4, the stimulation of plant growth fulvic acid similar to plant endogenous hormones, can promote seed germination, root growth, fruit coloring early maturity. Specific manifestations: promote root growth and activity, similar to auxin effect; promote seed germination, emergence of seedlings and seedling growth, similar to the effect of gibberellin; make leaves enlarge, thicken, green, delayed senescence of lower leaves, similar The role of cytokinin; the reduction of stomatal, transpiration, similar to the role of abscisic acid; the fruit coloring, maturation, similar to ethylene ripening; promote cell division and cell elongation, differentiation, etc., similar to two The role of the above plant hormones.
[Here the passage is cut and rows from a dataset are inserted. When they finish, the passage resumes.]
# JuliaReinforcementLearning/ReinforcementLearning.jl

Measured on NVIDIA H100. Metric: env-steps/sec at 65536 CartPole envs (full PPO iteration: rollout T=32 + GAE + 4 epochs x 4 minibatches), higher is better.
Workload: dtype f32

## Files before the change

### reinforcementlearning.jl_b200/csrc/nn_tc.cu

```cuda
#include "nn.cuh"
#include "perm.cuh"
#include "policy.cuh"
#include "tc_fwd.cuh"
#include "tc_split.h"
#include "wgmma.cuh"

namespace {

using tcfwd::G_F;
using tcfwd::GW_S;
using tcfwd::WIMG_BYTES;
using tcfwd::split2;
using tcfwd::wimg_off;
constexpr int TM = tcfwd::TM;
constexpr int H = tcfwd::H;
constexpr float kScaleW = tcfwd::kScale;

constexpr int NT7 = 512;
constexpr int kMaxStage = 10;
constexpr int GF_T = 128;
constexpr int GS_T = 16 * GF_T;
constexpr int FIMG = 8 * GS_T;
constexpr float kScaleH = 64.0f, kScaleX = 64.0f;
constexpr int kNo = 2;

struct SmemBwd {
    static_assert(FIMG % 128 == 0 && WIMG_BYTES % 128 == 0 && (2 * GS_T) % 16 == 0, "operand images must stay 128-byte aligned");
    alignas(128) uint8_t FP_full[FIMG];
    alignas(128) uint8_t FP_lo[FIMG];
    alignas(128) uint8_t FH_lo[FIMG];
    alignas(128) uint8_t FH_full[FIMG];
    alignas(128) uint8_t FQ_full[FIMG];
    alignas(128) uint8_t FQ_lo[FIMG];
    alignas(128) uint8_t B1[WIMG_BYTES];
    alignas(128) uint8_t XT[2][2 * GS_T];
    alignas(128) uint8_t AH_full[FIMG];
    alignas(128) uint8_t AH_lo[FIMG];
    alignas(16) float D[TM * H];
    uint64_t H1pos[2][TM];
    float W1[kInMax * H];
    float b1[H], b2[H];
    float W3[H * kNo];
    float b3[kNo];
    float Zp[4 * kNo * TM];
    float Red[32];
    double RedD[16];
    float step_scale;
    alignas(8) uint64_t bar1;
    alignas(8) uint64_t bar3;
    alignas(8) uint64_t bar4;
    float AccW2[64 * 65 + 64];
    float AccD4[64 * 9];
};
__device__ __forceinline__ int d_off(int s, int col) { return s * H + ((((col >> 2) ^ (s & 15))) << 2) + (col & 3); }
__device__ __forceinline__ void d_ld16(const float* D, int s, int f0, float (&v)[16]) {
#pragma unroll
    for (int u = 0; u < 4; ++u) {
        const float4 q4 = *reinterpret_cast<const float4*>(D + d_off(s, f0 + 4 * u));
        v[4 * u] = q4.x; v[4 * u + 1] = q4.y; v[4 * u + 2] = q4.z; v[4 * u + 3] = q4.w;
    }
}
template <int TB>
__device__ __forceinline__ void gemm_ts3(float (&d)[32], const uint8_t* a_hi, const uint8_t* a_lo, int h, uint64_t dB, uint32_t b_step) {
    const uint64_t dA = wg::make_desc(wg::smem_u32(a_hi) + 8 * h * GF_T, GS_T, GF_T), dAl = wg::make_desc(wg::smem_u32(a_lo) + 8 * h * GF_T, GS_T, GF_T);
    wg::fence();
#pragma unroll
    for (int k = 0; k < 4; ++k) {
        const uint32_t aa = k * 2 * GS_T, bb = k * b_step;
        wg::mma_m64n64k16<0, TB>(d, wg::desc_add(dA, aa), wg::desc_add(dB, bb), k ? 1u : 0u);
        wg::mma_m64n64k16<0, TB>(d, wg::desc_add(dA, aa), wg::desc_add(dB, 8 * GW_S + bb), 1u);
        wg::mma_m64n64k16<0, TB>(d, wg::desc_add(dAl, aa), wg::desc_add(dB, bb), 1u);
    }
    wg::commit();
    wg::wait_all();
}
__device__ __forceinline__ uint32_t fimg_off(int f, int s) { return (uint32_t)((f >> 3) * GS_T + (s >> 3) * GF_T + (s & 7) * 16 + (f & 7) * 2); }
__device__ __forceinline__ void store16_feat(uint8_t* img, int f0, int s, const uint32_t (&v)[8]) {
    uint8_t* p = img + fimg_off(f0, s);
    *reinterpret_cast<uint4*>(p) = make_uint4(v[0], v[1], v[2], v[3]);
    *reinterpret_cast<uint4*>(p + GS_T) = make_uint4(v[4], v[5], v[6], v[7]);
}
using b200perm::perm_index;
using b200perm::perm_index_bits;
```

5, improve the quality of agricultural products, fulvic acid enhances the synthesis of sugar, starch, protein, fat and various vitamins. It can stimulate the activity of polysaccharide enzyme, convert polysaccharide into soluble monosaccharide, thereby improve fruit sweetness; increase the ratio of total sugar to nicotine and potassium to chlorine in tobacco leaves, improve the quality of tobacco leaves; increase the total content of watermelon, cantaloupe and other fruits Sugar content and vitamin C content.

  1. Enhance the stress resistance index of crop stress-resistant plants (one): the content of ABA (abscisic acid: a plant hormone that inhibits growth) in plants. The ABA content of plants will increase under any adverse conditions. Abscisic acid is the “first messenger” that initiates the expression of stress-resistant genes in plants, and effectively activates the anti-reverse immune system in plants. Physiological mechanism of fulvic acid to improve plant stress resistance (common): fulvic acid can increase the content of ABA in plants.